Copyright Jackson M. Tsuji, Neufeld Research Group, 2020
Github repo DOI ISME J publication DOI biorxiv preprint DOI

This Github repository describes the steps/code used to perform bioinformatics analysis for the paper by Tsuji and colleagues, "Anoxygenic photosynthesis and iron–sulfur metabolic potential of Chlorobia populations from seasonally anoxic Boreal Shield lakes" (2020; ISME J article available here or 2019 biorxiv pre-print, titled "Genomic potential for photoferrotrophy in a seasonally anoxic Boreal Shield lake", available here). Descriptor files in this repo are in the Markdown (.md) format and begin with README. Other files include scripts and raw data files.

The information is organized as follows:

Data_analysis_pipeline

Describes the protocol used to produce assembled contigs and genome bins from the raw metagenomic datasets used for this paper.

Includes (some highlights):

  • 01_data_acquisition - contains instructions for how to download the online sequencing data associated with this paper, including raw read data and genome bins
  • 04_HMM_development/02_alignment - contains an alignment of primary sequences of the Chlorobia-associated cyc2 genes identified in this study, plus reference cyc2 sequences
  • 04_HMM_development/03_HMMs - contains the custom HMMs developed in this study
  • 05_bin_analysis/03_metannotate/genome_bins - contains primary sequences of non-Chlorobia cyc2 genes detected in the lake metagenomes

Tables and figures

A unique folder exists for most main or supplementary tables/figures in the publication, e.g., Figure_01_cyc2_genes. These describe the steps required to analyze the data for the figure and to generate a raw version of the figure for downstream editing.

Other

Some supplementary material did not warrant having its own folder, so it is grouped in the Other folder in the same way that it would appear in the Supplementary Information on the journal website.

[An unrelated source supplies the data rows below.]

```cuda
template <int kN>
__device__ __forceinline__ void wgmma_f16(float* d, uint64_t a, uint64_t b, uint32_t scale_d);
#define PB_WG_R0 "%0, %1, %2, %3, %4, %5, %6, %7"
#define PB_WG_R1 "%8, %9, %10, %11, %12, %13, %14, %15"
#define PB_WG_R2 "%16, %17, %18, %19, %20, %21, %22, %23"
#define PB_WG_R3 "%24, %25, %26, %27, %28, %29, %30, %31"
#define PB_WG_R4 "%32, %33, %34, %35, %36, %37, %38, %39"
#define PB_WG_R5 "%40, %41, %42, %43, %44, %45, %46, %47"
#define PB_WG_R6 "%48, %49, %50, %51, %52, %53, %54, %55"
#define PB_WG_R7 "%56, %57, %58, %59, %60, %61, %62, %63"
#define PB_WG_R8 "%64, %65, %66, %67, %68, %69, %70, %71"
#define PB_WG_R9 "%72, %73, %74, %75, %76, %77, %78, %79"
#define PB_WG_R10 "%80, %81, %82, %83, %84, %85, %86, %87"
#define PB_WG_R11 "%88, %89, %90, %91, %92, %93, %94, %95"
#define PB_WG_R12 "%96, %97, %98, %99, %100, %101, %102, %103"
#define PB_WG_R13 "%104, %105, %106, %107, %108, %109, %110, %111"
#define PB_WG_R14 "%112, %113, %114, %115, %116, %117, %118, %119"
#define PB_WG_R15 "%120, %121, %122, %123, %124, %125, %126, %127"
#define PB_WG_D(k) "+f"(d[8 * k]), "+f"(d[8 * k + 1]), "+f"(d[8 * k + 2]), "+f"(d[8 * k + 3]), "+f"(d[8 * k + 4]), \
      "+f"(d[8 * k + 5]), "+f"(d[8 * k + 6]), "+f"(d[8 * k + 7])
#define PB_WGMMA(n_, a_, b_, s_, regs_, ops_)                                                              \
  template <>                                                                                                  \
  __device__ __forceinline__ void wgmma_f16<n_>(float* d, uint64_t a, uint64_t b, uint32_t scale_d) {          \
    asm volatile("{\n\t.reg .pred p;\n\tsetp.ne.b32 p, %" #s_ ", 0;\n\t"                                        \
                 "wgmma.mma_async.sync.aligned.m64n" #n_ "k16.f32.f16.f16 {" regs_ "}, %" #a_ ", %" #b_             \
                 ", p, 1, 1, 0, 0;\n\t}"                                                                          \
                 : ops_                                                                                        \
                 : "l"(a), "l"(b), "r"(scale_d));                                                              \
  }
#define PB_COMMA ,
#define PB_WG_RS1 PB_WG_R0
#define PB_WG_RS2 PB_WG_RS1 ", " PB_WG_R1
#define PB_WG_RS3 PB_WG_RS2 ", " PB_WG_R2
#define PB_WG_RS4 PB_WG_RS3 ", " PB_WG_R3
#define PB_WG_RS5 PB_WG_RS4 ", " PB_WG_R4
#define PB_WG_RS6 PB_WG_RS5 ", " PB_WG_R5
#define PB_WG_RS7 PB_WG_RS6 ", " PB_WG_R6
#define PB_WG_RS8 PB_WG_RS7 ", " PB_WG_R7
#define PB_WG_RS9 PB_WG_RS8 ", " PB_WG_R8
#define PB_WG_RS10 PB_WG_RS9 ", " PB_WG_R9
#define PB_WG_RS11 PB_WG_RS10 ", " PB_WG_R10
#define PB_WG_RS12 PB_WG_RS11 ", " PB_WG_R11
#define PB_WG_RS13 PB_WG_RS12 ", " PB_WG_R12
#define PB_WG_RS14 PB_WG_RS13 ", " PB_WG_R13
#define PB_WG_RS15 PB_WG_RS14 ", " PB_WG_R14
#define PB_WG_RS16 PB_WG_RS15 ", " PB_WG_R15
#define PB_WG_DS1 PB_WG_D(0)
#define PB_WG_DS2 PB_WG_DS1 PB_COMMA PB_WG_D(1)
#define PB_WG_DS3 PB_WG_DS2 PB_COMMA PB_WG_D(2)
#define PB_WG_DS4 PB_WG_DS3 PB_COMMA PB_WG_D(3)
#define PB_WG_DS5 PB_WG_DS4 PB_COMMA PB_WG_D(4)
#define PB_WG_DS6 PB_WG_DS5 PB_COMMA PB_WG_D(5)
#define PB_WG_DS7 PB_WG_DS6 PB_COMMA PB_WG_D(6)
#define PB_WG_DS8 PB_WG_DS7 PB_COMMA PB_WG_D(7)
#define PB_WG_DS9 PB_WG_DS8 PB_COMMA PB_WG_D(8)
#define PB_WG_DS10 PB_WG_DS9 PB_COMMA PB_WG_D(9)
#define PB_WG_DS11 PB_WG_DS10 PB_COMMA PB_WG_D(10)
#define PB_WG_DS12 PB_WG_DS11 PB_COMMA PB_WG_D(11)
#define PB_WG_DS13 PB_WG_DS12 PB_COMMA PB_WG_D(12)
#define PB_WG_DS14 PB_WG_DS13 PB_COMMA PB_WG_D(13)
#define PB_WG_DS15 PB_WG_DS14 PB_COMMA PB_WG_D(14)
#define PB_WG_DS16 PB_WG_DS15 PB_COMMA PB_WG_D(15)
PB_WGMMA(16, 8, 9, 10, PB_WG_RS1, PB_WG_DS1)
PB_WGMMA(32, 16, 17, 18, PB_WG_RS2, PB_WG_DS2)
PB_WGMMA(48, 24, 25, 26, PB_WG_RS3, PB_WG_DS3)
PB_WGMMA(64, 32, 33, 34, PB_WG_RS4, PB_WG_DS4)
PB_WGMMA(80, 40, 41, 42, PB_WG_RS5, PB_WG_DS5)
PB_WGMMA(96, 48, 49, 50, PB_WG_RS6, PB_WG_DS6)
PB_WGMMA(112, 56, 57, 58, PB_WG_RS7, PB_WG_DS7)
PB_WGMMA(128, 64, 65, 66, PB_WG_RS8, PB_WG_DS8)
PB_WGMMA(144, 72, 73, 74, PB_WG_RS9, PB_WG_DS9)
PB_WGMMA(160, 80, 81, 82, PB_WG_RS10, PB_WG_DS10)
PB_WGMMA(176, 88, 89, 90, PB_WG_RS11, PB_WG_DS11)
PB_WGMMA(192, 96, 97, 98, PB_WG_RS12, PB_WG_DS12)
PB_WGMMA(208, 104, 105, 106, PB_WG_RS13, PB_WG_DS13)
PB_WGMMA(224, 112, 113, 114, PB_WG_RS14, PB_WG_DS14)
PB_WGMMA(240, 120, 121, 122, PB_WG_RS15, PB_WG_DS15)
PB_WGMMA(256, 128, 129, 130, PB_WG_RS16, PB_WG_DS16)
}
```

Measured before the change: 1366.

## Add ping-pong consumer warpgroup schedule to halo conv kernels and TMA residual epilogue

Adds a ping-pong mode to the halo convolution kernels, enabled by default when B is resident and S>=2. Each consumer warpgroup now owns its own half of the A stages and works on alternating tiles covering the full 16-row tile, so one group's epilogue can overlap the other's MMA. The mode also lets SILU_RES layers take the TMA-store epilogue by loading the residual tile through TMA into the staging buffer. The cost is more template instantiations, fewer usable tile columns per stage (T = S/2), stricter minimum stage counts, and more complex barrier and phase handling.

```diff
diff --git a/include/padel_b200.h b/include/padel_b200.h
--- a/include/padel_b200.h
+++ b/include/padel_b200.h
@@ -95,6 +95,7 @@
   int N, H, W, C, c_off, c, out_C, out_coff;
   const float* weight;
   const float* bias;
+  int pingpong;
 } pb_op_info;
 int pb_program_op_info(const pb_program* p, int i, pb_op_info* out);
 int pb_program_run(pb_program* p, void* stream);
diff --git a/padel_analytics_b200/_lib.py b/padel_analytics_b200/_lib.py
--- a/padel_analytics_b200/_lib.py
+++ b/padel_analytics_b200/_lib.py
@@ -44,6 +44,7 @@
         ("N", C.c_int), ("H", C.c_int), ("W", C.c_int), ("C", C.c_int),
         ("c_off", C.c_int), ("c", C.c_int), ("out_C", C.c_int), ("out_coff", C.c_int),
         ("weight", C.c_void_p), ("bias", C.c_void_p),
+        ("pingpong", C.c_int),
     ]
 
 
diff --git a/padel_analytics_b200/csrc/api.cu b/padel_analytics_b200/csrc/api.cu
--- a/padel_analytics_b200/csrc/api.cu
+++ b/padel_analytics_b200/csrc/api.cu
@@ -200,6 +200,7 @@
       out->b_stages = kp.b_stages;
       out->tma_store = kp.st_bytes != 0;
       out->st_pool = kp.st_pool;
+      out->pingpong = kp.hs_pp;
     } else {
       out->S = 1;
       out->G = 1;
diff --git a/padel_analytics_b200/csrc/conv_halo.cu b/padel_analytics_b200/csrc/conv_halo.cu
--- a/padel_analytics_b200/csrc/conv_halo.cu
+++ b/padel_analytics_b200/csrc/conv_halo.cu
@@ -8,6 +8,16 @@
 
 
 constexpr size_t kHaloSmemBudget = 196 * 1024;
+
+static int halo_pingpong(bool resident, int S) {
+  static const int enabled = [] {
+    const char* e = getenv("PADEL_B200_CONV_PINGPONG");
+    return e ? atoi(e) : 1;
+  }();
+  return enabled && resident && S >= 2 ? 1 : 0;
+}
+
+static int halo_min_stages(const ConvKParams& kp) { return kp.hs_pp && kp.kblocks > 1 ? 4 : 2; }
 
 static int halo_plan_store(const pb_conv_desc* d, ConvPlan* plan, EncodeTiledFn encode) {
   const size_t budget = kHaloSmemBudget;
@@ -19,8 +29,9 @@
   kp.st_bytes = 0;
   kp.st_maps = 0;
   kp.st_pool = 0;
+  kp.st_res = 0;
   const bool f16 = d->out_mode == PB_OUT_F16_NHWC || d->out_mode == PB_OUT_F16_NHWC_UP2;
-  if (!enabled || kp.dbg_flags != 0 || d->res || d->head_n != 0 || !f16 || plan->epi == PB_EPI_SILU_RES ||
+  if (!enabled || kp.dbg_flags != 0 || (d->res && plan->epi != PB_EPI_SILU_RES) || d->head_n != 0 || !f16 ||
       d->cout_store != kp.n_ntiles * kp.BN || ((d->out_C | d->out_coff) & 7) != 0)
     return 0;
   if (!kp.b_resident && kp.kblocks > 2) return 0;
@@ -29,11 +40,11 @@
   auto total = [&] { return (size_t)as * kp.a_bytes + (size_t)bs * kp.b_bytes + st; };
   while (total() > budget) {
     if (!kp.b_resident && bs > 4) --bs;
-    else if (as > 2) --as;
+    else if (as > halo_min_stages(kp)) as -= kp.hs_pp ? 2 : 1;
     else if (!kp.b_resident && bs > 3) --bs;
     else return 0;
   }
-  const int S = kp.hs_S, bc = halo_store_box_channels(kp.BN);
+  const int T = kp.hs_S >> kp.hs_pp, R = 1 + kp.hs_pp, bc = halo_store_box_channels(kp.BN);
   const CUtensorMapSwizzle swz = bc == 64 ? CU_TENSOR_MAP_SWIZZLE_128B
                                  : bc == 32 ? CU_TENSOR_MAP_SWIZZLE_64B
                                             : CU_TENSOR_MAP_SWIZZLE_32B;
@@ -52,15 +63,19 @@
   const int up = d->out_mode == PB_OUT_F16_NHWC_UP2 ? 2 : 1;
   for (int dy = 0; dy < up; ++dy)
     for (int dx = 0; dx < up; ++dx)
-      if (r == CUDA_SUCCESS) r = add(d->out, d->out_C, d->out_coff, kp.Wo, kp.Ho, up, dy, dx, 8 * S, 8);
+      if (r == CUDA_SUCCESS) r = add(d->out, d->out_C, d->out_coff, kp.Wo, kp.Ho, up, dy, dx, 8 * T, 8 * R);
   if (d->out2_mode == PB_OUT2_UP2) {
     for (int dy = 0; dy < 2; ++dy)
       for (int dx = 0; dx < 2; ++dx)
-        if (r == CUDA_SUCCESS) r = add(d->out2, d->out2_C, d->out2_coff, kp.Wo, kp.Ho, 2, dy, dx, 8 * S, 8);
+        if (r == CUDA_SUCCESS) r = add(d->out2, d->out2_C, d->out2_coff, kp.Wo, kp.Ho, 2, dy, dx, 8 * T, 8 * R);
   }
   kp.st_maps = nm;
+  if (plan->epi == PB_EPI_SILU_RES && r == CUDA_SUCCESS) {
+    r = add(const_cast<void*>(d->res), d->res_C, d->res_coff, kp.Wo, kp.Ho, 1, 0, 0, 8 * T, 8 * R);
+    kp.st_res = 1;
+  }
   if (d->out2_mode == PB_OUT2_POOL2 && r == CUDA_SUCCESS) {
-    r = add(d->out2, d->out2_C, d->out2_coff, kp.Wo / 2, kp.Ho / 2, 1, 0, 0, 4 * S, 4);
+    r = add(d->out2, d->out2_C, d->out2_coff, kp.Wo / 2, kp.Ho / 2, 1, 0, 0, 4 * T, 4 * R);
     kp.st_pool = 1;
   }
   PB_CHECK(r == CUDA_SUCCESS, "conv(halo): cuTensorMapEncodeTiled(store) failed with %d", (int)r);
@@ -87,23 +102,25 @@
   const int acc_cols = (BN + 31) / 32 * 32;
   int S = 4;
   while (S > 1 && S * acc_cols > 2 * kConvAccRegs) S >>= 1;
+  kp.hs_pp = halo_pingpong(true, S);
+  const int T = S >> kp.hs_pp;
   kp.KB = 16;
   kp.kblocks = 1;
   kp.taps = 3;
   kp.hs_S = S;
-  kp.hs_P = 8 * S;
+  kp.hs_P = 8 * T;
   kp.hs_G = 3;
   kp.hs_ntaps = 3;
-  kp.hs_sbo_rows = 3 * 8 * S;
+  kp.hs_sbo_rows = 3 * 8 * T;
   kp.hs_x0 = 0;
   kp.hs_y0 = 0;
-  for (int r = 0; r < 3; ++r) kp.hs_tap_off[r] = r * 8 * S;
+  for (int r = 0; r < 3; ++r) kp.hs_tap_off[r] = r * 8 * T;
   for (int r = 0; r < 3; ++r) kp.hs_tap_desc[r] = (kp.hs_tap_off[r] * 32) >> 4;
   kp.BN = BN;
   kp.n_ntiles = 1;
-  kp.halo_bytes = 16u * 3u * (uint32_t)(8 * S) * 32u;
+  kp.halo_bytes = 16u * 3u * (uint32_t)(8 * T) * 32u;
   kp.hs_a_row_bytes = 32u;
-  const uint32_t pairs = (uint32_t)(8 * S) + 1;
+  const uint32_t pairs = (uint32_t)(8 * T) + 1;
   const uint32_t pitch = pairs * 16u;
   static const int raw = [] {
     const char* e = getenv("PADEL_B200_STEM_RAW");
@@ -121,7 +138,7 @@
   kp.a_stages = 4;
   kp.b_stages = 1;
   kp.b_resident = 1;
-  kp.tiles_w = (kp.Wo + 8 * S - 1) / (8 * S);
+  kp.tiles_w = (kp.Wo + 8 * T - 1) / (8 * T);
   kp.tiles_h = (kp.Ho + 15) / 16;
   kp.tiles_n = kp.N;
   kp.total_tiles = kp.tiles_w * kp.tiles_h * kp.tiles_n;
@@ -132,7 +149,7 @@
     const cuuint64_t Wp = (cuuint64_t)d->W + 2, Hp = (cuuint64_t)d->H + 2;
     cuuint64_t dims[5] = {16, (cuuint64_t)d->W / 2, 3, (cuuint64_t)d->H / 2, (cuuint64_t)d->N};
     cuuint64_t strides[4] = {16, Wp * 8, 2 * Wp * 8, Hp * Wp * 8};
-    cuuint32_t box[5] = {16, (cuuint32_t)(8 * S), 3, 16, 1};
+    cuuint32_t box[5] = {16, (cuuint32_t)(8 * T), 3, 16, 1};
     cuuint32_t estr[5] = {1, 1, 1, 1, 1};
     CUtensorMapSwizzle swz = CU_TENSOR_MAP_SWIZZLE_32B;
     if (raw) {
@@ -207,13 +224,18 @@
   }
   const uint32_t b_alloc = ((uint32_t)G * tap_bytes + 1023u) & ~1023u;
   if (bestS == 0) return -1;
-  const int S = bestS, P = 8 * S + 2;
+  int pp = halo_pingpong(resident, bestS);
+  if (pp && kp.kblocks > 1 &&
+      (size_t)4 * ((18u * (uint32_t)(4 * bestS + 2) * row_bytes + 1023u) & ~1023u) + res_total > budget)
+    pp = 0;
+  const int S = bestS, T = S >> pp, P = 8 * T + 2;
   if (ntiled && !force) {
     const long computed = (long)best_cols * ((kp.Ho + 7) / 8 * 8);
     if (20 * computed > 23 * (long)kp.Wo * kp.Ho) return -1;
   }
   kp.b_resident = resident ? 1 : 0;
   kp.hs_S = S;
+  kp.hs_pp = pp;
   kp.hs_P = P;
   kp.hs_G = G;
   kp.hs_ntaps = 9;
@@ -237,7 +259,8 @@
     kp.b_stages = kp.kblocks;
     int as = (int)((budget - res_total) / kp.a_bytes);
     if (as > kHaloMaxA) as = kHaloMaxA;
-    if (as > 2 * kp.kblocks + 1) as = 2 * kp.kblocks + 1;
+    if (pp) as &= ~1;
+    else if (as > 2 * kp.kblocks + 1) as = 2 * kp.kblocks + 1;
     kp.a_stages = as < 2 ? 2 : as;
   } else {
     size_t rest = budget - (size_t)2 * kp.a_bytes;
@@ -251,7 +274,7 @@
     if (bs < 2) bs = 2;
     kp.b_stages = bs;
   }
-  kp.tiles_w = (kp.Wo + 8 * S - 1) / (8 * S);
+  kp.tiles_w = (kp.Wo + 8 * T - 1) / (8 * T);
   kp.tiles_h = (kp.Ho + 15) / 16;
   kp.tiles_n = kp.N;
   kp.total_tiles = kp.tiles_w * kp.tiles_h * kp.tiles_n * kp.n_ntiles;
@@ -313,7 +336,11 @@
     break;
   }
   if (S == 0) return -1;
-  const int P = 8 * S;
+  kp.hs_pp = halo_pingpong(true, S);
+  if (kp.hs_pp && kp.kblocks > 1 &&
+      (size_t)4 * ((16u * (uint32_t)(4 * S) * row_bytes + 1023u) & ~1023u) + res_total > budget)
+    kp.hs_pp = 0;
+  const int T = S >> kp.hs_pp, P = 8 * T;
   kp.b_resident = 1;
   kp.hs_S = S;
   kp.hs_P = P;
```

Additional information about this repo

Zenodo

Note that this repo has a corresponding data repository in Zenodo for hosting larger files (e.g., non-curated genome bins). Check out the Zenodo version (v1.0.1) corresponding to the current Gitub repo code below:
Zenodo data repository

Code in this repo shows how to use the files in the Zenodo repo for analysis.

Issues

It's likely that there are some typo's in the code. I did not perform all of these analyses at once, but I have tried in making this repo to organize them into one smooth, continuous workflow. This involved renaming some variables and such. Not all of the code has been tested in its current state.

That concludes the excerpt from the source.